Hace unos días escuché un señalamiento que vale la pena comentar: que en el desarrollo turístico del Caribe Mexicano se ha marginado a los pescadores.

Muy cierto es. Y podría agregarse que no sólo se les ha marginado, sino que también se les ha privado de posibilidades de progreso e incluso se les ha despojado de valiosos recursos.

La experiencia y el conocimiento de los pescadores de Isla Mujeres, Cozumel, Playa del Carmen, Tulum y otros puntos del litoral caribeño, pudieron y debieron haberse aprovechado en las actividades turísticas. Ellos conocen como nadie las mejores zonas de pesca, los sitios más bellos y de fácil acceso en las formaciones coralinas, los recovecos de lagunas litorales y bahías, las épocas en que se concentran animales marinos que pueden ser un atractivo turístico, y otras muchas cuestiones por el estilo. Todo ese conocimiento empírico pero extraordinariamente útil y valioso, acumulado a lo largo de generaciones y transmitido de padres a hijos, fue menospreciado o francamente desdeñado. A los pescadores se les miró como un estorbo o, si acaso, como lugareños incultos que no podrían servir más que como mano de obra barata para tripular yates y embarcaciones de paseo.

Por Juan José Morales

Este pescador parece mirar con tristeza la escasa producción del día. Marginados del desarrollo turístico e incluso dañados por él, los hombres de mar de Quintana Roo, se enfrentan a una pesca cada día más escasa. Mientras tanto, no cesan de aumentar los precios de la gasolina, los motores, los equipos de pesca y otros elementos necesarios para su labor.

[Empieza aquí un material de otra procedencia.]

@@ -474,8 +518,30 @@
   return 0;
 }
 
+static int sk_workspace(cudaStream_t st, float** part, int** flag) {
+  static std::mutex mu;
+  static void* ws[64] = {};
+  int dev = 0;
+  DSB_CHECK_CUDA(cudaGetDevice(&dev));
+  DSB_REQUIRE(dev < 64, "dsb_gemm_ex: device %d out of range for the stream-K workspace", dev);
+  std::lock_guard<std::mutex> lock(mu);
+  if (!ws[dev]) {
+    cudaStreamCaptureStatus cap = cudaStreamCaptureStatusNone;
+    DSB_CHECK_CUDA(cudaStreamIsCapturing(st, &cap));
+    if (cap != cudaStreamCaptureStatusNone) return 0;
+    const size_t bytes = (size_t)sm_count() * (2 * SK_SLOT_FLOATS * sizeof(float) + sizeof(int));
+    void* w = nullptr;
+    DSB_CHECK_CUDA(cudaMalloc(&w, bytes));
+    DSB_CHECK_CUDA(cudaMemsetAsync(w, 0, bytes, st));
+    ws[dev] = w;
+  }
+  *part = static_cast<float*>(ws[dev]);
+  *flag = reinterpret_cast<int*>(*part + (size_t)sm_count() * 2 * SK_SLOT_FLOATS);
+  return 0;
+}
+
 template <int BLOCK_N, int KIND, bool F3>
-static int launch(const CUtensorMap& ma, const CUtensorMap& ma2, const CUtensorMap& mb, const GemmParams& p, int max_ctas, cudaStream_t st) {
+static int launch(const CUtensorMap& ma, const CUtensorMap& ma2, const CUtensorMap& mb, GemmParams& p, int max_ctas, int schedule, cudaStream_t st) {
   using S = GemmSmem<BLOCK_N, F3>;
   auto kern = gemm_wgmma_kernel<BLOCK_N, KIND, F3>;
   static bool attr_done = false;
@@ -485,6 +551,12 @@
   }
   const int tiles = p.tiles_m * p.tiles_n * p.batch;
   int grid = tiles < max_ctas ? tiles : max_ctas;
+  const int num_kb = F3 ? p.kb_per_tap * p.f3_nsp : p.kb_per_tap * p.num_taps;
+  p.stream_k = 0;
+  if (schedule == 0 && dsb_sk::stream_k_applies(tiles, num_kb, grid, sm_count())) {
+    if (int r = sk_workspace(st, &p.sk_part, &p.sk_flag)) return r;
+    p.stream_k = p.sk_part != nullptr;
+  }
   DSB_CHECK_CUDA(launch_pdl(kern, dim3(grid), dim3(GEMM_THREADS), S::TOTAL, st, ma, ma2, mb, p));
   return 0;
 }
@@ -547,6 +619,7 @@
     DSB_REQUIRE(kind != DSB_DTYPE_TF32 && !any_mn && !p.b_batched && d->K == 64 && d->N <= 128 && d->use_tap_wcol,
                 "dsb_gemm_ex: resident_w needs a 2-byte dtype, K-major operands, K == 64 per tap, N <= 128, explicit tap_wcol and an unbatched W");
   DSB_REQUIRE(!(any_mn && d->cta_pair > 0), "dsb_gemm_ex: 256 x 256 pair tiles take K-major operands only");
+  DSB_REQUIRE(d->schedule == 0 || d->schedule == 1, "dsb_gemm_ex: schedule must be 0 (auto) or 1 (data-parallel only)");
 
   const int sms = sm_count();
   const int max_ctas = d->max_ctas > 0 ? d->max_ctas : sms;
@@ -598,14 +671,14 @@
       const int sh = p.tap_shift[3 * j], ac = p.tap_acol[3 * j + 1], wc = p.tap_wcol[3 * j];
       p.tap_shift[j] = sh; p.tap_acol[j] = ac; p.tap_wcol[j] = wc;
     }
-    return launch<128, DSB_DTYPE_F16, true>(ma, ma2, mb, p, max_ctas, st);
+    return launch<128, DSB_DTYPE_F16, true>(ma, ma2, mb, p, max_ctas, d->schedule, st);
   }
   if (block_n == 256) {
-    if (kind == DSB_DTYPE_TF32) return launch<256, DSB_DTYPE_TF32, false>(ma, ma2, mb, p, max_ctas, st);
-    if (kind == DSB_DTYPE_BF16) return launch<256, DSB_DTYPE_BF16, false>(ma, ma2, mb, p, max_ctas, st);
-    return launch<256, DSB_DTYPE_F16, false>(ma, ma2, mb, p, max_ctas, st);
-  }
-  if (kind == DSB_DTYPE_TF32) return launch<128, DSB_DTYPE_TF32, false>(ma, ma2, mb, p, max_ctas, st);
-  if (kind == DSB_DTYPE_BF16) return launch<128, DSB_DTYPE_BF16, false>(ma, ma2, mb, p, max_ctas, st);
-  return launch<128, DSB_DTYPE_F16, false>(ma, ma2, mb, p, max_ctas, st);
-}
+    if (kind == DSB_DTYPE_TF32) return launch<256, DSB_DTYPE_TF32, false>(ma, ma2, mb, p, max_ctas, d->schedule, st);
+    if (kind == DSB_DTYPE_BF16) return launch<256, DSB_DTYPE_BF16, false>(ma, ma2, mb, p, max_ctas, d->schedule, st);
+    return launch<256, DSB_DTYPE_F16, false>(ma, ma2, mb, p, max_ctas, d->schedule, st);
+  }
+  if (kind == DSB_DTYPE_TF32) return launch<128, DSB_DTYPE_TF32, false>(ma, ma2, mb, p, max_ctas, d->schedule, st);
+  if (kind == DSB_DTYPE_BF16) return launch<128, DSB_DTYPE_BF16, false>(ma, ma2, mb, p, max_ctas, d->schedule, st);
+  return launch<128, DSB_DTYPE_F16, false>(ma, ma2, mb, p, max_ctas, d->schedule, st);
+}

Nadie se percató tampoco de que los pescadores son auténticos chefs, que saben guisar de muchas y muy diferentes maneras, a cual más apetitosa y suculenta, el producto de su labor. Y saben hacerlo porque en su mayoría trabajan lejos de su hogar durante varios días, en campamentos donde no hay más cocineros que ellos mismos, y debieron —si querían comer bien— aprender a preparar excelentes platillos. Esa faceta de los pescadores, empero, fue igualmente desaprovechada.

Y, como decíamos, no solamente no se les dio oportunidad de participar digna y eficientemente en el desarrollo turístico, sino que éste significó para ellos un verdadero despojo.

La gran escasez de langosta —el producto pesquero más valioso del litoral de Quintana Roo—, se debe en gran medida al saqueo hormiga que durante décadas practicaron los obreros empleados en la construcción de hoteles a lo largo de la costa, que con sólo calzarse un par de aletas y ponerse un visor y un snorkel, capturaban ilegalmente el crustáceo en las cercanías de la costa. Hoy, para encontrar langosta, hay que bucear largo tiempo a grandes profundidades, con el consiguiente riesgo de invalidez o muerte por accidentes de descompresión.

Se expulsó también a los pescadores de playas donde tradicionalmente trabajaban o establecían sus campamentos y de las que —con buenas o malas artes— se apropiaron poderosos empresarios. Caso hubo, incluso, en que la víctima del despojo, realizado a punta de pistola, fue un viejo pescador que había pasado la vida entera en ese sitio, como la habían pasado su padre y su abuelo.

La pesca deportiva ha sido otro factor adverso para la economía de los pescadores. Ocurre que, para pagar menos a sus tripulantes, los dueños de embarcaciones de pesca deportiva les ofrecen quedarse con todo el pescado que capturen los turistas, que usualmente no se lo llevan. Ese producto pueden luego venderlo muy barato a las pescaderías, ya que prácticamente no les costó nada obtenerlo. Eso deprime el precio que se paga a los pescadores comerciales, que deben invertir en lanchas, motores, gasolina, redes, anzuelos, cordeles y demás aparejos de pesca.

Así, los pescadores, los ancestrales pobladores de la costa caribeña, fueron los menos beneficiados con el desarrollo turístico. E incluso podría decirse que resultaron los más perjudicados.